TASK DESCRIPTION – Be exact. Print each record as it stands.

RECORDS SHOWN –
□ □ □ □ □

# PaddleCV-SIG/MedicalSeg

Hardware: AMD Instinct MI355X
Metric: 3D-voxels/sec fwd+bwd, VNet 128^3 fp32 (higher is better)
Workload: dtype f32

## Files before the change

### include/msegk.h

```cpp
#ifndef MSEGK_H
#define MSEGK_H

#include <stddef.h>
#include <stdint.h>

#ifdef __cplusplus
extern "C" {
#endif

typedef struct msk_ctx msk_ctx;

typedef struct {
  void* p;
  int32_t n, d, h, w, c;
  int32_t ld;
} msk_tensor;

typedef struct {
  int32_t kd, kh, kw;
  int32_t sd, sh, sw;
  int32_t pd, ph, pw;
} msk_conv_desc;

int msk_version(void);
// ... 79 lines not shown
                                 const float* alpha, const float* mean, const float* invstd, msk_tensor dout, float* sums,
                                 float* maxes , int clear_maxes, float* dgamma, float* dbeta, float* dalpha);
int msk_add_act_join_bwd_pg(msk_ctx* ctx, msk_tensor y, const float* scale, const float* shift, const float* alpha_inner,
                            msk_tensor res, const float* alpha_outer, const float* mean, const float* invstd, msk_tensor dout,
                            msk_tensor da, msk_tensor dres, int dres_accumulate, float* dalpha_outer, float* unit_sums,
                            float* maxes , int clear_maxes, float* unit_dgamma, float* unit_dbeta, float* unit_dalpha);
size_t msk_conv3d_bwd_bnact_bytes(msk_ctx* ctx, msk_conv_desc cd, msk_tensor x, msk_tensor y);
int msk_conv3d_bwd_bnact(msk_ctx* ctx, msk_conv_desc cd, msk_tensor x, const float* w, msk_tensor y, const float* scale,
                         const float* shift, const float* alpha , const float* mean, const float* invstd,
                         const float* gamma, msk_tensor dout, const float* sums_total, double M_total,
                         msk_tensor dy_scratch, msk_tensor dx, int dx_accumulate, float* dw, int dw_accumulate,
                         const void* xform , void* ybuf ,
                         const float* maxes );
int msk_conv3d_bwd_bnact_split(msk_ctx* ctx, msk_conv_desc cd, msk_tensor x, const float* w, msk_tensor y, const float* scale,
                               const float* shift, const float* alpha , const float* mean, const float* invstd,
                               const float* gamma, msk_tensor dout, const float* sums_total, double M_total,
                               msk_tensor dy_scratch, msk_tensor dx, int dx_accumulate, float* dw, int dw_accumulate,
                               const void* xform , void* ybuf , const float* maxes ,
                               msk_tensor dx_lo, msk_tensor dx_hi, int* split_done);
int msk_conv3d_bwd_bnact_acc(msk_ctx* ctx, msk_conv_desc cd, msk_tensor x, const float* w, msk_tensor y, const float* scale,
                             const float* shift, const float* alpha, const float* mean, const float* invstd, const float* gamma,
                             msk_tensor dout, const float* sums_total, double M_total, msk_tensor dy_scratch, msk_tensor dx,
                             int dx_accumulate, float* dw, int dw_accumulate, const void* xform, void* ybuf, const float* maxes,
                             msk_tensor dx_old, msk_tensor dx_lo, msk_tensor dx_hi, int* split_done);
int msk_conv3d_bwd_bnact_join(msk_ctx* ctx, msk_conv_desc cd, msk_tensor x, const float* w, msk_tensor y, const float* scale,
                              const float* shift, const float* alpha , const float* mean, const float* invstd,
                              const float* gamma, msk_tensor dout, const float* sums_total, double M_total, msk_tensor dy,
                              float* dy_amax , float* dw, int dw_accumulate, const void* xform ,
                              const float* x_amax , msk_tensor jy, const float* jscale, const float* jshift,
                              const float* jalpha_inner, msk_tensor jres, const float* jalpha_outer, const float* jmean,
                              const float* jinvstd, msk_tensor da, int da_accumulate, msk_tensor dres ,
                              int dres_accumulate, float* dalpha_outer, float* unit_sums, float* maxes, int clear_maxes,
                              float* unit_dgamma , float* unit_dbeta , float* unit_dalpha );
int msk_convT3d_bwd_bnact(msk_ctx* ctx, msk_conv_desc cd, msk_tensor x, const float* w, msk_tensor y, const float* scale,
                          const float* shift, const float* alpha , const float* mean, const float* invstd,
                          msk_tensor dout, const float* sums_total, double M_total, msk_tensor dy_scratch, msk_tensor dx,
                          int dx_accumulate, float* dw, int dw_accumulate);
int msk_conv3d_bwd_inact(msk_ctx* ctx, msk_conv_desc cd, msk_tensor x, const float* w, msk_tensor y, const float* scale,
                         const float* shift, const float* alpha , const float* mean, const float* invstd, int coef_stride,
                         msk_tensor dout, const float* sums, int sums_stride, double M_sample, msk_tensor dx, int dx_accumulate,
                         float* dw, int dw_accumulate, const void* xform, void* ybuf, const float* maxes );
int msk_conv3d_bwd_bnact_c1(msk_ctx* ctx, msk_conv_desc cd, msk_tensor x, msk_tensor y, const float* scale, const float* shift,
                            const float* alpha , const float* mean, const float* invstd, msk_tensor res,
                            msk_tensor dout, const float* sums_total, double M_total, float* dw, int dw_accumulate);
int msk_conv3d_dgrad(msk_ctx* ctx, msk_conv_desc cd, msk_tensor dy, const float* w,
                     msk_tensor dx, int accumulate);
int msk_conv3d_wgrad(msk_ctx* ctx, msk_conv_desc cd, msk_tensor x, msk_tensor dy,
                     float* dw, float* db , int accumulate);
int msk_convT3d_fwd(msk_ctx* ctx, msk_conv_desc cd, msk_tensor x, const float* w,
                    const float* bias , msk_tensor y);
int msk_convT3d_fwd_ex(msk_ctx* ctx, msk_conv_desc cd, msk_tensor x, const float* w, const float* bias, msk_tensor y,
                       float* stats_local, const msk_bn_fin* fin );
int msk_convT3d_dgrad(msk_ctx* ctx, msk_conv_desc cd, msk_tensor dy, const float* w,
                      msk_tensor dx, int accumulate);
int msk_convT3d_wgrad(msk_ctx* ctx, msk_conv_desc cd, msk_tensor x, msk_tensor dy,
                      float* dw, float* db , int accumulate);

int msk_bn_stats(msk_ctx* ctx, msk_tensor x, float* stats_local);
int msk_bn_finalize(msk_ctx* ctx, const float* gathered, int world, double count_per_rank,
                    int C, const float* gamma, const float* beta, float eps, float momentum,
                    float* running_mean, float* running_var, float* save_mean,
                    float* save_invstd, float* scale, float* shift);
int msk_bn_eval_coeffs(msk_ctx* ctx, int C, const float* gamma, const float* beta,
                       const float* running_mean, const float* running_var, float eps,
                       float* save_mean, float* save_invstd, float* scale, float* shift);
int msk_affine_act_fwd(msk_ctx* ctx, msk_tensor x, const float* scale, const float* shift,
// ... 230 lines not shown
```

### medicalseg_amd/_lib.py

```python
from __future__ import annotations

import ctypes as C
import os

_HERE = os.path.dirname(os.path.abspath(__file__))
LIB_PATH = os.environ.get("MSEGK_LIB") or os.path.join(_HERE, "lib", "libmsegk.so")
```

□ □ □ □ □

WRITTEN ANSWER –
# PaddleCV-SIG/MedicalSeg

Hardware: AMD Instinct MI355X
Metric: 3D-voxels/sec fwd+bwd, VNet 128^3 fp32 (higher is better)
Workload: dtype f32

## Files before the change

### include/msegk.h

```cpp
#ifndef MSEGK_H
#define MSEGK_H

#include <stddef.h>
#include <stdint.h>

#ifdef __cplusplus
extern "C" {
#endif

typedef struct msk_ctx msk_ctx;

typedef struct {
  void* p;
  int32_t n, d, h, w, c;
  int32_t ld;
} msk_tensor;

typedef struct {
  int32_t kd, kh, kw;
  int32_t sd, sh, sw;
  int32_t pd, ph, pw;
} msk_conv_desc;

int msk_version(void);
// ... 79 lines not shown
                                 const float* alpha, const float* mean, const float* invstd, msk_tensor dout, float* sums,
                                 float* maxes , int clear_maxes, float* dgamma, float* dbeta, float* dalpha);
int msk_add_act_join_bwd_pg(msk_ctx* ctx, msk_tensor y, const float* scale, const float* shift, const float* alpha_inner,
                            msk_tensor res, const float* alpha_outer, const float* mean, const float* invstd, msk_tensor dout,
                            msk_tensor da, msk_tensor dres, int dres_accumulate, float* dalpha_outer, float* unit_sums,
                            float* maxes , int clear_maxes, float* unit_dgamma, float* unit_dbeta, float* unit_dalpha);
size_t msk_conv3d_bwd_bnact_bytes(msk_ctx* ctx, msk_conv_desc cd, msk_tensor x, msk_tensor y);
int msk_conv3d_bwd_bnact(msk_ctx* ctx, msk_conv_desc cd, msk_tensor x, const float* w, msk_tensor y, const float* scale,
                         const float* shift, const float* alpha , const float* mean, const float* invstd,
                         const float* gamma, msk_tensor dout, const float* sums_total, double M_total,
                         msk_tensor dy_scratch, msk_tensor dx, int dx_accumulate, float* dw, int dw_accumulate,
                         const void* xform , void* ybuf ,
                         const float* maxes );
int msk_conv3d_bwd_bnact_split(msk_ctx* ctx, msk_conv_desc cd, msk_tensor x, const float* w, msk_tensor y, const float* scale,
                               const float* shift, const float* alpha , const float* mean, const float* invstd,
                               const float* gamma, msk_tensor dout, const float* sums_total, double M_total,
                               msk_tensor dy_scratch, msk_tensor dx, int dx_accumulate, float* dw, int dw_accumulate,
                               const void* xform , void* ybuf , const float* maxes ,
                               msk_tensor dx_lo, msk_tensor dx_hi, int* split_done);
int msk_conv3d_bwd_bnact_acc(msk_ctx* ctx, msk_conv_desc cd, msk_tensor x, const float* w, msk_tensor y, const float* scale,
                             const float* shift, const float* alpha, const float* mean, const float* invstd, const float* gamma,
                             msk_tensor dout, const float* sums_total, double M_total, msk_tensor dy_scratch, msk_tensor dx,
                             int dx_accumulate, float* dw, int dw_accumulate, const void* xform, void* ybuf, const float* maxes,
                             msk_tensor dx_old, msk_tensor dx_lo, msk_tensor dx_hi, int* split_done);
int msk_conv3d_bwd_bnact_join(msk_ctx* ctx, msk_conv_desc cd, msk_tensor x, const float* w, msk_tensor y, const float* scale,
                              const float* shift, const float* alpha , const float* mean, const float* invstd,
                              const float* gamma, msk_tensor dout, const float* sums_total, double M_total, msk_tensor dy,
                              float* dy_amax , float* dw, int dw_accumulate, const void* xform ,
                              const float* x_amax , msk_tensor jy, const float* jscale, const float* jshift,
                              const float* jalpha_inner, msk_tensor jres, const float* jalpha_outer, const float* jmean,
                              const float* jinvstd, msk_tensor da, int da_accumulate, msk_tensor dres ,
                              int dres_accumulate, float* dalpha_outer, float* unit_sums, float* maxes, int clear_maxes,
                              float* unit_dgamma , float* unit_dbeta , float* unit_dalpha );
int msk_convT3d_bwd_bnact(msk_ctx* ctx, msk_conv_desc cd, msk_tensor x, const float* w, msk_tensor y, const float* scale,
                          const float* shift, const float* alpha , const float* mean, const float* invstd,
                          msk_tensor dout, const float* sums_total, double M_total, msk_tensor dy_scratch, msk_tensor dx,
                          int dx_accumulate, float* dw, int dw_accumulate);
int msk_conv3d_bwd_inact(msk_ctx* ctx, msk_conv_desc cd, msk_tensor x, const float* w, msk_tensor y, const float* scale,
                         const float* shift, const float* alpha , const float* mean, const float* invstd, int coef_stride,
                         msk_tensor dout, const float* sums, int sums_stride, double M_sample, msk_tensor dx, int dx_accumulate,
                         float* dw, int dw_accumulate, const void* xform, void* ybuf, const float* maxes );
int msk_conv3d_bwd_bnact_c1(msk_ctx* ctx, msk_conv_desc cd, msk_tensor x, msk_tensor y, const float* scale, const float* shift,
                            const float* alpha , const float* mean, const float* invstd, msk_tensor res,
                            msk_tensor dout, const float* sums_total, double M_total, float* dw, int dw_accumulate);
int msk_conv3d_dgrad(msk_ctx* ctx, msk_conv_desc cd, msk_tensor dy, const float* w,
                     msk_tensor dx, int accumulate);
int msk_conv3d_wgrad(msk_ctx* ctx, msk_conv_desc cd, msk_tensor x, msk_tensor dy,
                     float* dw, float* db , int accumulate);
int msk_convT3d_fwd(msk_ctx* ctx, msk_conv_desc cd, msk_tensor x, const float* w,
                    const float* bias , msk_tensor y);
int msk_convT3d_fwd_ex(msk_ctx* ctx, msk_conv_desc cd, msk_tensor x, const float* w, const float* bias, msk_tensor y,
                       float* stats_local, const msk_bn_fin* fin );
int msk_convT3d_dgrad(msk_ctx* ctx, msk_conv_desc cd, msk_tensor dy, const float* w,
                      msk_tensor dx, int accumulate);
int msk_convT3d_wgrad(msk_ctx* ctx, msk_conv_desc cd, msk_tensor x, msk_tensor dy,
                      float* dw, float* db , int accumulate);

int msk_bn_stats(msk_ctx* ctx, msk_tensor x, float* stats_local);
int msk_bn_finalize(msk_ctx* ctx, const float* gathered, int world, double count_per_rank,
                    int C, const float* gamma, const float* beta, float eps, float momentum,
                    float* running_mean, float* running_var, float* save_mean,
                    float* save_invstd, float* scale, float* shift);
int msk_bn_eval_coeffs(msk_ctx* ctx, int C, const float* gamma, const float* beta,
                       const float* running_mean, const float* running_var, float eps,
                       float* save_mean, float* save_invstd, float* scale, float* shift);
int msk_affine_act_fwd(msk_ctx* ctx, msk_tensor x, const float* scale, const float* shift,
// ... 230 lines not shown
```

### medicalseg_amd/_lib.py

```python
from __future__ import annotations

import ctypes as C
import os

_HERE = os.path.dirname(os.path.abspath(__file__))
LIB_PATH = os.environ.get("MSEGK_LIB") or os.path.join(_HERE, "lib", "libmsegk.so")
```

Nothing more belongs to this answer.